A “historic” nationwide project to feed hungry children and their hungry heads was unveiled in Newark on Tuesday afternoon.
A long chain of automobiles lined the university drive at Ohio State University and COTC locations, and snaked even further down Granville Road. Each car received the first to be distributed.
Most of the cars contained children who had come to collect their specialty boxes in person – the first of 50,000 such free kits expected to be distributed across all 88 Ohio counties over the next few months.
The Center for Science and Industry (COSI), the state of Ohio, state educational institutions, museums, cultural organizations, and a number of local, licking county and state officials attended the launch of the Ohio Distance Learning Initiative in Newark.
The Ohio Distance Learning Initiative is an innovative program led by COSI and a collaboration of food providers, libraries, museums, and cultural institutions across the state to provide the 50,000 free, hands-on science kits called Learning Lunchboxes.
Of the many partnerships and parties that have come together to make the project possible, Frederic Bertley, President and CEO of COSI said, “We are making history here.” He said such partnerships are vital to COSI: “You are such a lifeline. “
Historically designed for distribution alongside food programs, the boxes feature five activities in line with Ohio learning standards, promoting science, technology, engineering, art, math (STEAM), culture, history, and more.
The learning lunchboxes are tailored to specific topics, e.g. B. “Space”, which was created in collaboration with NASA.
It was the space-themed boxes that were picked up in Newark by various members of the COSI team, representatives from The Works, Licking County Commissioners, Duane Flowers, Tim Bubb and Rick Black, Senator Jay Hottinger and the Mayor of Newark, Jeff Hall.
According to COSI, around 1,200 kits were distributed on Tuesday afternoon.
When the long chain of cars lined up to get the kits, Mayor Hall said, “This is a wonderful project with great little five-day science projects.”
Hall spoke of the possible “leaps” in education and educational opportunities the pandemic has brought for students in the area, especially younger students.
“Children live by consistency,” said Hall. “The children had a very difficult year.”
In fact, COSI will also be distributing a limited number of free kits to “each of Ohio’s 611 school districts to improve classroom learning.”

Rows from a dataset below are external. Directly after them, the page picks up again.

__global__ void __launch_bounds__(1024)
wide_pack_taps_kernel(const float* __restrict__ h, int G, int F, int K, int mode, int cshift, int planes,
                      unsigned char* __restrict__ outb) {
  __shared__ uint32_t swmax[32];
  const int total = K * G * F;
  float m = 0.f;
  {
    const float4* h4 = reinterpret_cast<const float4*>(h);
    const int n4 = total >> 2;
    for (int i0 = threadIdx.x; i0 < n4; i0 += 8 * 1024) {
      float4 v[8];
#pragma unroll
      for (int u = 0; u < 8; ++u) {
        const int i = i0 + u * 1024;
        v[u] = i < n4 ? __ldg(h4 + i) : make_float4(0.f, 0.f, 0.f, 0.f);
      }
#pragma unroll
      for (int u = 0; u < 8; ++u) m = fmaxf(fmaxf(m, fmaxf(fabsf(v[u].x), fabsf(v[u].y))), fmaxf(fabsf(v[u].z), fabsf(v[u].w)));
    }
  }
  const uint32_t mw = __reduce_max_sync(0xffffffffu, __float_as_uint(m));
  if ((threadIdx.x & 31) == 0) swmax[threadIdx.x >> 5] = mw;
  __syncthreads();
  uint32_t mt = swmax[0];
  for (int i = 1; i < 32; ++i) mt = max(mt, swmax[i]);
  float inv_th;
  int top = kWideTop - cshift * (K - 1);
  if (top < -8) top = -8;
  const float t_h = tc5::pow2_scale(mt, top, &inv_th);
  if (blockIdx.x == 0 && threadIdx.x == 0) reinterpret_cast<float*>(outb)[0] = inv_th;
  uint16_t* out = reinterpret_cast<uint16_t*>(outb + kPackHeader);
  const int CIN = mode == 0 ? G : F, COUT = mode == 0 ? F : G;
  for (int idx = blockIdx.x * blockDim.x + threadIdx.x; idx < total; idx += gridDim.x * blockDim.x) {
    const int f = idx / (K * G), rem = idx - f * K * G;
    const int k = rem / G, g = rem - k * G;
    const int ch = mode == 0 ? g : f, n = mode == 0 ? f : g;
    const float v = __ldg(h + idx) * t_h * __uint_as_float((uint32_t)(127 + cshift * k) << 23);
    const __half hi = __float2half_rn(v);
    const int c16 = ch >> 4, cc = (ch >> 3) & 1, e = ch & 7;
    const size_t stage = (size_t)(k * (CIN / 16) + c16) * (COUT * 16 * planes);
    const size_t o = stage + (size_t)cc * COUT * 8 + (size_t)n * 8 + e;
    out[o] = __half_as_ushort(hi);
    if (planes == 2) out[o + (size_t)COUT * 16] = __half_as_ushort(__float2half_rn(v - __half2float(hi)));
  }
}

int launch_wide_pack(const float* h, int G, int F, int K, int mode, int cshift, int planes, unsigned char* out,
                     cudaStream_t st) {
  const int total = K * G * F;
  GFC_REQUIRE((reinterpret_cast<uintptr_t>(h) & 15) == 0, GFC_ERR_UNSUPPORTED, "launch_wide_pack: taps must be 16-byte aligned");
  int grid = ceil_div(total, 1024);
  if (grid > 148) grid = 148;
  wide_pack_taps_kernel<<<grid, 1024, 0, st>>>(h, G, F, K, mode, cshift, planes, out);
  GFC_LAUNCH_CHECK("wide_pack_taps_kernel");
  return GFC_OK;
}

__global__ void __launch_bounds__(512)
wide_absmax_kernel(const float* __restrict__ a, size_t n_a, const float* __restrict__ b, size_t n_b, float bscale,
                   float* __restrict__ amax, const float* __restrict__ stats) {
  const size_t stride = (size_t)gridDim.x * blockDim.x * 4;
  const size_t i0 = ((size_t)blockIdx.x * blockDim.x + threadIdx.x) * 4;
  const bool have_a = stats != nullptr && ldg_cg(stats + 3) != 0.f;
  if (have_a && a && blockIdx.x == 0 && threadIdx.x == 0)
    atomicMax(reinterpret_cast<unsigned int*>(amax), __float_as_uint(ldg_cg(stats)));
  for (int which = 0; which < 2; ++which) {
    const float* p = which ? b : a;
    const size_t n = which ? n_b : n_a;
    if (!p || (which == 0 && have_a)) continue;
    float m = 0.f;
    const bool vec = (reinterpret_cast<uintptr_t>(p) & 15) == 0;
    for (size_t i = i0; i < n; i += stride) {
      if (vec && i + 4 <= n) {
        const float4 v = __ldg(reinterpret_cast<const float4*>(p + i));
        m = fmaxf(fmaxf(m, fmaxf(fabsf(v.x), fabsf(v.y))), fmaxf(fabsf(v.z), fabsf(v.w)));
      } else {
        for (size_t j = i; j < n && j < i + 4; ++j) m = fmaxf(m, fabsf(__ldg(p + j)));
      }
    }
    if (which) m *= bscale;
    const uint32_t mw = __reduce_max_sync(0xffffffffu, __float_as_uint(m));
    if ((threadIdx.x & 31) == 0 && mw) atomicMax(reinterpret_cast<unsigned int*>(amax) + which, mw);
  }
}

__global__ void wide_stats_mark_kernel(float* stats) { stats[3] = 1.f; }
int launch_stats_mark(float* stats, cudaStream_t st) {
  wide_stats_mark_kernel<<<1, 1, 0, st>>>(stats);
  GFC_LAUNCH_CHECK("wide_stats_mark_kernel");
  return GFC_OK;
}

int launch_wide_absmax(const float* a, size_t n_a, const float* b, size_t n_b, float bscale, float* amax,
                       const float* stats, cudaStream_t st) {
  if (!a && !b) return GFC_OK;
  DeviceInfo di;
  int rc = get_device_info(&di);
  if (rc) return rc;
  const size_t n = n_a > n_b ? n_a : n_b;
  size_t want = (n + 2047) / 2048;
  int grid = (int)(want < (size_t)di.sm_count * 4 ? (want ? want : 1) : (size_t)di.sm_count * 4);
  wide_absmax_kernel<<<grid, 512, 0, st>>>(a, n_a, b, n_b, bscale, amax, stats);
  GFC_LAUNCH_CHECK("wide_absmax_kernel");
  return GFC_OK;
}

size_t wide_mask_bytes(int B, int N) {
  if (B < 1 || N < 1 || N > 128) return 0;
  int gpc = 128 / N; if (gpc > B) gpc = B;
  return (size_t)ceil_div(B, gpc) * 2048;
}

Duane Flowers, Licking County’s Commissioner, said learning STEM and STEAM is becoming increasingly important, “especially in today’s world. It’s just another opportunity for young children to look at the opportunities out there … There are so many opportunities out there. “
Rick Platt, CEO of Heath-Newark-Licking County’s Port Authority, agreed, “You need these STEM-enabled people. It starts in kindergarten when you think about it and parents realize that there are employers in the community who crave these STEM skills. The pandemic shows that these are the careers that have enduring power. “
According to a press release, COSI will continue to distribute a limited number of the STEAM kits, subject to availability, in Ohio’s 88 counties in 2021 to promote home and community learning.
At some locations, “the meals are also distributed via local food bank partners so that together we can contribute to feeding hungry lives and hungry minds.”
This was the case in Newark on March 30th. After picking up the STEAM kits, the cars were able to continue on the curve of University Drive to another station where Licking County’s Food Pantry Network was distributing boxes of meals.
The second community distribution is scheduled for April in Cincinnati.